BATMAN: Wealthy man assaults the mentally ill.
BUFFY THE VAMPIRE SLAYER: Teenage serial killer destroys town in fit of semi-religious fervor.
FERRIS BUELLER’S DAY OFF: Amoral narcissist makes world dance for his amusement.
SERENITY: Men fight for possession of scantily clad mentally ill teenage girl.
GROUNDHOG DAY: Misanthropic creep exploits space/time anomaly to stalk coworker.
HARRY POTTER: Celebrity Jock thinks rules don’t apply to him, is right.
JFK: Family man wastes life for nothing in crusade against homosexuals.
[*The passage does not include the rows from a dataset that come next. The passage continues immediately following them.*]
### revisionllm_amd/hip.py

```python
import ctypes as C
import os

import torch

_HERE = os.path.dirname(os.path.abspath(__file__))
LIB_PATHS = {"f16": os.environ.get("REVISION_HIP_LIB") or os.path.join(_HERE, "librevision_hip.so"),
             "bf16": os.environ.get("REVISION_HIP_LIB_BF16") or os.path.join(_HERE, "librevision_hip_bf16.so")}
LIB_PATH = LIB_PATHS["f16"]
OP_DTYPES = {"f16": torch.float16, "bf16": torch.bfloat16}

RV_F32, RV_BF16, RV_I32, RV_I64, RV_U8, RV_F16 = 0, 1, 2, 3, 4, 5
RV_ACT_NONE, RV_ACT_RELU, RV_ACT_SILU_MUL, RV_ACT_QUICK_GELU = 0, 1, 2, 3
RV_FEAT_CLS, RV_FEAT_ALL = 0, 2
TOPK_CAP = 64

_DT = {torch.float32: RV_F32, torch.bfloat16: RV_BF16, torch.float16: RV_F16, torch.int32: RV_I32, torch.int64: RV_I64, torch.uint8: RV_U8}


class RvConfig(C.Structure):
    _fields_ = [("hidden", C.c_int32), ("inter", C.c_int32), ("layers", C.c_int32), ("heads", C.c_int32),
                ("vocab", C.c_int32), ("rms_eps", C.c_float), ("rope_theta", C.c_float), ("adapter_dim", C.c_int32),
                ("adapter_heads", C.c_int32), ("adapter_ff", C.c_int32), ("adapter_layers", C.c_int32),
                ("adapter_text", C.c_int32)]

# ... 147 lines not shown
            raise HipLibraryError(
                f"{path} not found: build it with `python -m revisionllm_amd.build` (hipcc, gfx950). "
                "revisionllm_amd has no CPU fallback.")
        try:
            h = C.CDLL(path)
        except OSError as e:
            raise HipLibraryError(f"cannot load {path}: {e}") from e
        for name, (res, args) in SIGNATURES.items():
            fn = getattr(h, name)
            fn.restype, fn.argtypes = res, args
        if h.rv_operand_dtype() != _DT[OP_DTYPES[f]]:
            raise HipLibraryError(f"{path} is not the {f} build of the library (rv_operand_dtype() = {h.rv_operand_dtype()})")
        _libs[f] = h
    return h


_numeric = {}


def numeric_status(f=None, device=None):
    f = flavour_of(f)
    dev = torch.device("cuda", torch.cuda.current_device()) if device is None else torch.device(device)
    if dev.index is None:
        dev = torch.device("cuda", torch.cuda.current_device())
    key = (f, dev.index)
    t = _numeric.get(key)
    if t is None:
        t = torch.zeros(4, dtype=torch.int32, device=dev)
        with torch.cuda.device(dev):
            torch.cuda.synchronize(dev)
            check(lib(f).rv_numeric_status_bind(C.c_void_p(t.data_ptr())), "rv_numeric_status_bind")
        _numeric[key] = t
    return t


def last_error():
    buf = C.create_string_buffer(512)
    msgs = []
    for h in _libs.values():
        h.rv_last_error(buf, 512)
        if buf.value:
            msgs.append(buf.value.decode())
    return " | ".join(msgs)


def check(rc, what):
    if rc != 0:
        msgs = last_error().split(" | ")
        name = what.split("(")[0]
        mine = [m for m in msgs if name in m]
        raise HipLibraryError(f"{what} failed (status {rc}): {' | '.join(mine or msgs)}")


OPTION_KEYS = ("gemm_tile_variant", "gemm_cus", "gemm_arows", "fp8_decode", "fp8_prefill", "sample_variant", "rows_fill", "rows_spread", "rows_persistent", "rows_single", "gemm_waves", "gemm_mhalf", "precision", "lm_head_split", "last_block_rows", "adapter_stream16", "adapter_fold_t2v", "attn_lds", "qkv_lds")


class Options:

    def __init__(self, flavour=None, **kw):
        self.flavour = flavour_of(flavour)
        self.lib = lib(self.flavour)
        self._ctx = C.c_void_p()
        check(self.lib.rv_ctx_create(None, C.byref(self._ctx)), "rv_ctx_create(options)")
        for k, v in kw.items():
            self.set(k, v)

    def set(self, key, value):
        check(self.lib.rv_ctx_set_option(self._ctx, key.encode(), int(value)), f"rv_ctx_set_option({key})")
        return self

    def get(self, key):
        v = _i64()
        check(self.lib.rv_ctx_get_option(self._ctx, key.encode(), C.byref(v)), f"rv_ctx_get_option({key})")
        return int(v.value)

    def __del__(self):
        try:
            if self._ctx and self._ctx.value:
                self.lib.rv_ctx_destroy(self._ctx)
                self._ctx = C.c_void_p()
        except Exception:
            pass


def ctx_ptr(ctx, f=None):
    if ctx is None:
        return None
    if f is not None and ctx.flavour != flavour_of(f):
        raise HipLibraryError(f"a {ctx.flavour} context was passed to a {flavour_of(f)} call")
    return ctx._ctx


def ptr(t):
    if t is None:
        return None
    if not t.is_cuda:
        raise HipLibraryError("librevision_hip needs device tensors (got a CPU tensor); there is no CPU path")
    return C.c_void_p(t.data_ptr())


def stream():
    return C.c_void_p(torch.cuda.current_stream().cuda_stream)


def dtype_code(t):
    return _DT[t.dtype]
```

Measured before the change: 6493.

## Fuse folded text-to-video attention, residual and layernorm into one row kernel

Adds a per-16-row wavefront kernel for the folded t2v adapter attention. It computes scores against the folded query-key matrix, the masked softmax, the projection through the folded value-output matrix, bias and residual add, and the first layernorm, all in registers. This replaces two grouped GEMMs, a softmax kernel and a layernorm launch, and avoids writing and rereading the fp32 score and fp16 probability intermediates. It is restricted to the 16-bit stream path with d=768 and H=8, and puts a heavy register load on the kernel, which may limit occupancy.

```diff
diff --git a/revisionllm_amd/csrc/engine.hip b/revisionllm_amd/csrc/engine.hip
--- a/revisionllm_amd/csrc/engine.hip
+++ b/revisionllm_amd/csrc/engine.hip
@@ -300,6 +300,7 @@
     if (k == "last_block_rows") return &o.last_block_rows;
     if (k == "adapter_stream16") return &o.adapter_stream16;
     if (k == "adapter_fold_t2v") return &o.adapter_fold_t2v;
+    if (k == "adapter_t2v_rows") return &o.adapter_t2v_rows;
     if (k == "attn_lds") return &o.attn_lds;
     if (k == "qkv_lds") return &o.qkv_lds;
     return nullptr;
@@ -417,11 +418,13 @@
             const int LK = Lq <= 16 ? 16 : 32;
             const int64_t NK = (int64_t)H * LK, Rq = (int64_t)(N / Nq) * T;
             const bool fold = c->opt.adapter_fold_t2v != 0 && Lq <= 32 && dh <= 128 && NK % 64 == 0 && Rq > 32;
+            const bool rows1 = fold && s16 && c->opt.adapter_t2v_rows != 0 && d == 768 && H == 8;
             if (fold) {
                 float* S32 = (float*)w.qk16;
                 op16_t* P16 = w.a16;
                 RV_TRY(k_t2v_fold(L.w_in, L.b_in, L.w_out, w.tk16, w.tv16, 2 * d, Nq, Lq, LK, H, dh, scale, w.fa1, w.fc1, w.fa2, st));
-                if (Nq > 1) {
+                if (rows1) RV_TRY(k_t2v_rows(vp16, w.fa1, w.fc1, w.fa2, L.b_out, vres16, ys16, L.ln1_w, L.ln1_b, w.x16, w.pad, Nq, Lq, LK, H, (int)d, Rq, st));
+                if (!rows1 && Nq > 1) {
                     RV_TRY(rv_gemm_grouped_impl(vp16, d, w.fa1, NK * d, w.fc1, NK, nullptr, 0, S32, NK, RV_F32, R0, NK, d, Rq, st));
                     RV_TRY(k_t2v_softmax(S32, w.pad, P16, R0, H, LK, Lq, Rq, st));
                     if (s16)
@@ -429,11 +432,11 @@
                     else
                         RV_TRY(rv_gemm_grouped_impl(P16, NK, w.fa2, NK * d, L.b_out, 0, v32, d, w.y32, d, RV_F32, R0, d, NK, Rq, st));
                 }
-                for (int qi = 0; qi < Nq && Nq == 1; ++qi)
+                for (int qi = 0; qi < Nq && Nq == 1 && !rows1; ++qi)
                     RV_TRY(rv_gemm_impl(vp16 + qi * Rq * d, d, w.fa1 + qi * NK * d, d, 1, w.fc1 + qi * NK, nullptr, 0, S32 + qi * Rq * NK, NK, RV_F32, RV_ACT_NONE, Rq, NK, d,
                                         w.sk, w.sk_bytes, st));
-                if (Nq == 1) RV_TRY(k_t2v_softmax(S32, w.pad, P16, R0, H, LK, Lq, Rq, st));
-                for (int qi = 0; qi < Nq && Nq == 1; ++qi) {
+                if (Nq == 1 && !rows1) RV_TRY(k_t2v_softmax(S32, w.pad, P16, R0, H, LK, Lq, Rq, st));
+                for (int qi = 0; qi < Nq && Nq == 1 && !rows1; ++qi) {
                     const int64_t r0 = qi * Rq;
                     if (s16)
                         RV_TRY(rv_gemm_impl(P16 + r0 * NK, NK, w.fa2 + qi * NK * d, NK, 1, L.b_out, (const float*)(vres16 + r0 * d), d, ys16 + r0 * d, d, RV_OP16, RV_ACT_NONE, Rq, d,
@@ -452,7 +455,8 @@
             if (s16) {
                 if (!fold)
                     RV_TRY(rv_gemm_impl(w.a16, d, L.w_out, d, 1, L.b_out, (const float*)vres16, d, ys16, d, RV_OP16, RV_ACT_NONE, R0, d, d, w.sk, w.sk_bytes, st, nullptr, 1));
-                RV_TRY(k_layernorm(nullptr, L.ln1_w, L.ln1_b, nullptr, w.x16, nullptr, nullptr, 0, R0, (int)d, st, 0, ys16));
+                if (!rows1)
+                    RV_TRY(k_layernorm(nullptr, L.ln1_w, L.ln1_b, nullptr, w.x16, nullptr, nullptr, 0, R0, (int)d, st, 0, ys16));
                 RV_TRY(rv_gemm_impl(w.x16, d, L.w1, d, 1, L.b1, nullptr, 0, w.h16, ff, RV_OP16, RV_ACT_RELU, R0, ff, d, w.sk, w.sk_bytes, st));
                 RV_TRY(rv_gemm_impl(w.h16, ff, L.w2, ff, 1, L.b2, (const float*)ys16, d, ys16, d, RV_OP16, RV_ACT_NONE, R0, d, ff, w.sk, w.sk_bytes, st, nullptr, 1));
                 if (l + 1 < c->t2v.size()) {
diff --git a/revisionllm_amd/csrc/kernels.h b/revisionllm_amd/csrc/kernels.h
--- a/revisionllm_amd/csrc/kernels.h
+++ b/revisionllm_amd/csrc/kernels.h
@@ -18,6 +18,7 @@
     int last_block_rows = 1;
     int adapter_stream16 = 1;
     int adapter_fold_t2v = 1;
+    int adapter_t2v_rows = 1;
     int attn_lds = 1;
     int qkv_lds = 1;
     int precision = 0;
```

JUNO: Teen fails to get abortion, ruins lives.
JURASSIC PARK: Theme park’s grand opening pushed back.
KILL BILL: Irresponsible mother wants custody of her child.
LORD OF THE RINGS: Midget destroys stolen property.
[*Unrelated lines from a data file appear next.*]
@@ -649,6 +661,8 @@
         in.frames_queued = ctx->extra_sets > 0 && ctx->others[0].ev_done_valid && hipEventQuery(ctx->others[0].ev_done) == hipErrorNotReady;
         (void)hipGetLastError();
     }
+    const CleanSig left_clean = ctx->clean;
+    ctx->clean = CleanSig();
     FH_SPAN(0);
     st = prepare(ctx, tape, facts, true, tiles.ts, part, R);
     if (st) return st;
@@ -665,22 +679,29 @@
     FhGeometryPixel* d_out = (FhGeometryPixel*)out;
     if (!out_is_device) { HIP_TRY(ctx, ctx->tmp_out.ensure(npix * sizeof(FhGeometryPixel))); d_out = (FhGeometryPixel*)ctx->tmp_out.p; }
     FhRenderState* const dS0 = (FhRenderState*)ctx->state.p;
-    const FrameClear clear3[3] = {{ctx->zbuf.p, npix * 8, 0u}, {ctx->normals.p, npix * 12, 0u}, {ctx->mind.p, R.mind_words * 4, 0u}};
-    st = upload_frame(ctx, fs.on(), tape, R, clear3);
+    const CleanFrame kind = {out_is_device != 0, ctx->profiling};
+    CleanSig want_clean;
+    want_clean.valid = true; want_clean.pixels = npix; want_clean.mind_words = R.mind_words;
+    const bool is_clean = set_is_clean(left_clean, want_clean);
+    const FrameClear clear3[3] = {{ctx->zbuf.p, npix * 8, 0u}, {ctx->normals.p, npix * 12, 0u}, {ctx->mind.p, R.mind_words * 4, 0u}}, no_clear[3] = {};
+    st = upload_frame(ctx, fs.on(), tape, R, is_clean ? no_clear : clear3);
     if (st) return st;
     FH_SPAN(2);
-    st = coarse_levels(ctx, R, F, fs, dS0);
+    const FhHead head = tile_head(ctx, R, F);
+    st = coarse_levels(ctx, R, F, fs, dS0, head);
     if (st) return st;
     FH_SPAN(3);
-    st = render_slabs(ctx, R, F, fs, dS0);
+    st = render_slabs(ctx, R, F, fs, dS0, head);
     if (st) return st;
     FH_SPAN(4);
-    launch(ctx, ctx->stream, FHIP_K_OTHER, [&] { FH_KLAUNCH(k_finish3d, dim3(ctx->n_cu * 16), dim3(WAVE), 0, ctx->stream, dS0, d_out, std::max<uint32_t>(ctx->forked, 1u), (uint32_t*)ctx->sticky.p, ctx->host_flags); });
+    launch(ctx, ctx->stream, FHIP_K_OTHER, [&] { FH_KLAUNCH(k_finish3d, dim3(ctx->n_cu * 16), dim3(WAVE), 0, ctx->stream, dS0, d_out, std::max<uint32_t>(ctx->forked, 1u), (uint32_t*)ctx->sticky.p, ctx->host_flags,
+                                                            leaves_set_clean(kind) ? 1u : 0u, (uint32_t)R.mind_words); });
     HIP_TRY(ctx, hipGetLastError());
     if (ctx->launch_failed) { ctx->launch_failed = false; return FHIP_ERR_HIP; }
     ctx->async_pending = out_is_device != 0;
     HIP_TRY(ctx, hipEventRecord(ctx->ev_done, ctx->stream));
     ctx->ev_done_valid = true;
+    ctx->clean = set_left_by(kind, want_clean, true);
     if (ctx->opt.stats & 2) { g_spans.mark(5); g_spans.frame(); }
     if (!out_is_device) {
         HIP_TRY(ctx, hipMemcpyAsync(out, d_out, npix * sizeof(FhGeometryPixel), hipMemcpyDeviceToHost, ctx->stream));
diff --git a/fidget_amd/csrc/frame_plan.hpp b/fidget_amd/csrc/frame_plan.hpp
--- a/fidget_amd/csrc/frame_plan.hpp
+++ b/fidget_amd/csrc/frame_plan.hpp
@@ -370,3 +370,20 @@
     R.prune2 = R.groups && has_links && linked_root_tape(t, in) && R.lds_prune2 <= FH_LDS_MAX &&
                R.roots.size() * 64 <= (size_t)2 * in.n_cu * FH_P2_WPB;
 }
+
+struct CleanSig {
+    bool valid = false;
+    uint64_t pixels = 0, mind_words = 0;
+};
+struct CleanFrame {
+    bool out_is_device = true, profiling = false;
+};
+static bool leaves_set_clean(const CleanFrame& f) { return f.out_is_device && !f.profiling; }
+static bool set_is_clean(const CleanSig& left, const CleanSig& want) {
+    return left.valid && want.valid && left.pixels == want.pixels && left.mind_words == want.mind_words;
+}
+static CleanSig set_left_by(const CleanFrame& f, const CleanSig& want, bool queued_whole) {
+    CleanSig s = want;
+    s.valid = want.valid && queued_whole && leaves_set_clean(f);
+    return s;
+}
diff --git a/fidget_amd/csrc/kernels.hip b/fidget_amd/csrc/kernels.hip
--- a/fidget_amd/csrc/kernels.hip
+++ b/fidget_amd/csrc/kernels.hip
@@ -485,6 +485,20 @@
     A->arena_cap = lo + part;
 }
 __global__ void k_fork_state(FhRenderState* A, FhFork f) { fork_state_body(A, f); }
+FH_DEV uint32_t tape_flag(const FhRenderState* S, uint32_t off, uint32_t len, uint32_t depmask, int lane) {
+    const ctape_t tape = (ctape_t)(S->arena + off);
+    bool dep = false;
+    for (uint32_t k = lane; k < len; k += WAVE) {
+        const uint64_t w = tape[k];
+        if ((uint32_t)(w & 0xFFu) == FH_INPUT && ((depmask >> ((uint32_t)(w >> 32) & 31u)) & 1u)) dep = true;
+    }
+    return ballot(dep) != 0 ? 0u : 0x80000000u;
+}
+struct FhHead {
+    uint32_t on, slab, n_root_groups, depmask;
+    FhFork fork;
+};
+FH_DEV void reset_slab_body(FhRenderState* S, uint32_t i, uint32_t stride, uint32_t table_words, uint32_t slab, uint32_t n_root_groups, uint32_t reset_root_mind);
 
 __global__ void __launch_bounds__(WAVE) k_tape_flags(FhRenderState* S, int level, uint32_t depmask, int parked, FhFork fork) {
     const uint32_t n_blocks = gridDim.x - (fork.n ? 1u : 0u);
@@ -500,21 +514,14 @@
         const uint32_t ns = parked ? S->scount[q] : S->count[level], nb = parked ? S->scount_big[q] : S->count_big[level];
         for (uint32_t gi = blockIdx.x; gi < ns + nb; gi += n_blocks) {
             FhGroup& g = base[gi < ns ? gi : cap - 1 - (gi - ns)];
-            const ctape_t tape = (ctape_t)(S->arena + g.tape.off);
-            const uint32_t len = uni(g.tape.len);
-            bool dep = false;
-            for (uint32_t k = lane; k < len; k += WAVE) {
-                const uint64_t w = tape[k];
-                if ((uint32_t)(w & 0xFFu) == FH_INPUT && ((depmask >> ((uint32_t)(w >> 32) & 31u)) & 1u)) dep = true;
-            }
-            const bool any = ballot(dep) != 0;
-            if (lane == 0) g.stride = any ? 0u : 0x80000000u;
+            const uint32_t flag = tape_flag(S, uni(g.tape.off), uni(g.tape.len), depmask, lane);
+            if (lane == 0) g.stride = flag;
         }
     }
 }
 
 template <bool IS3D>
-FH_DEV void tsetup_body(FhRenderState* S, int level) {
+FH_DEV void tsetup_body(FhRenderState* S, int level, const FhHead* head = nullptr) {
     const AS4 FhRender& P = *(const AS4 FhRender*)&S->P;
     const int lane = threadIdx.x;
     const uint32_t T = P.tiles[level];
@@ -525,7 +532,14 @@
     for (int i = 0; i < 16; i++) mat.m[i] = P.mat[i];
     const uint32_t TG = (level == 0 && S->n_tgroups) ? S->n_tgroups : 1;
     const uint32_t G = TG;
-    const uint32_t ns = min(S->count[level], S->slot_cap[0] / G), nb = min(S->count_big[level], S->slot_cap[1] / G);
+    const bool hd = IS3D && head && head->on;
+    const FhGroup* const queue = hd ? S->squeue + (size_t)head->slab * S->squeue_cap : S->queue[level];
+    const uint32_t cnt = hd ? S->scount[head->slab] : S->count[level], cnt_big = hd ? S->scount_big[head->slab] : S->count_big[level];
+    if (hd && blockIdx.x == 0) {
+        if (lane == 0 && head->fork.n) fork_state_body(S, head->fork);
+        reset_slab_body(S, (uint32_t)lane, WAVE, 0u, head->slab, head->n_root_groups, 0u);
+    }
+    const uint32_t ns = min(cnt, S->slot_cap[0] / G), nb = min(cnt_big, S->slot_cap[1] / G);
     if (blockIdx.x == 0 && lane == 0) {
         S->n_slots[0][level] = ns * G; S->n_slots[1][level] = nb * G;
         if (IS3D && nb && S->pre_levels > 0 && (uint32_t)level >= S->pre_levels) S->rare_seen = 1u;
@@ -534,15 +548,15 @@
     for (uint32_t wi = blockIdx.x; wi < (ns + nb) * parts; wi += gridDim.x) {
         const uint32_t gi = wi / parts, part = wi % parts;
         const bool big = gi >= ns;
-        const AS4 FhGroup& g = *(const AS4 FhGroup*)&S->queue[level][big ? S->qcap[level] - 1 - (gi - ns) : gi];
+        const AS4 FhGroup& g = *(const AS4 FhGroup*)&queue[big ? S->qcap[level] - 1 - (gi - ns) : gi];
         FhSlot* const slg = &S->slots[big ? 1 : 0][(big ? (gi - ns) : gi) * G];
         FhSlot& sl = *slg;
         const uint32_t zrep = (IS3D && level > 0 && g.n > 1) ? g.n : 1u;
-        const bool inv = IS3D && level > 0 && ((g.stride >> 31) != 0 || zrep > 1);
         if (IS3D && level > 0) {
             const uint32_t Tp = P.tiles[level - 1], ntxp = (P.width + Tp - 1) / Tp;
             if (S->mind[level - 1][(g.y / Tp) * ntxp + g.x / Tp] >= g.z + (zrep - 1) * Tp + Tp + 1) { if (lane < (int)G && part == 0) slg[lane].act = 0; continue; }
         }
+        const bool inv = IS3D && level > 0 && (zrep > 1 || ((hd ? tape_flag(S, g.tape.off, g.tape.len, head->depmask, lane) : g.stride) >> 31) != 0);
         uint32_t nchild, cx, cy, cz;
         const uint32_t copies0 = (IS3D && level == 0 && g.x > 1) ? g.x : 1u;
         if (level == 0) {
@@ -584,7 +598,7 @@
     }
 }
 
-__global__ void __launch_bounds__(WAVE) k_tsetup3d(FhRenderState* S, int level) { tsetup_body<true>(S, level); }
+__global__ void __launch_bounds__(WAVE) k_tsetup3d(FhRenderState* S, int level, FhHead head) { tsetup_body<true>(S, level, &head); }
 __global__ void __launch_bounds__(WAVE) k_tsetup2d(FhRenderState* S, int level) { tsetup_body<false>(S, level); }
 
 FH_DEV IV top_comb(bool is_min, IV a, IV b) {
@@ -1490,9 +1504,11 @@
     if (peak > host_flags[1]) host_flags[1] = peak;
 }
 __global__ void k_latch_arena(const FhRenderState* S, uint32_t n_ctx, volatile uint32_t* host_flags) { latch_arena(S, n_ctx, host_flags); }
-__global__ void k_finish3d(FhRenderState* S, FhGeometryPixel* out, uint32_t n_ctx, uint32_t* sticky, volatile uint32_t* host_flags) {
+__global__ void k_finish3d(FhRenderState* S, FhGeometryPixel* out, uint32_t n_ctx, uint32_t* sticky, volatile uint32_t* host_flags, uint32_t leave_clean, uint32_t mind_words) {
     const AS4 FhRender& P = *(const AS4 FhRender*)&S->P;
     const size_t n = (size_t)P.width * P.height;
+    if (leave_clean)
+        for (size_t i = blockIdx.x * (size_t)blockDim.x + threadIdx.x; i < mind_words; i += (size_t)gridDim.x * blockDim.x) S->mind[0][i] = 0u;
     if (blockIdx.x == 0 && threadIdx.x == 0 && sticky) {
         uint32_t q = 0;
         for (uint32_t k = 0; k < n_ctx; k++) q |= S[k].queue_overflow;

RAMBO III: The United States provides arms, equipment and training to the terrorists behind 9/11.
RED DAWN: Despite shock-and-awe tactics, a superior occupying force is no match for a tenacious sect of terrorist insurgents.
STAR TREK: Over-sexed officer routinely places crew in danger.
STAR WARS: A NEW HOPE - Religious extremist terrorists destroy government installation, killing thousands.
SUPERMAN RETURNS: Illegal immigrant is deadbeat dad.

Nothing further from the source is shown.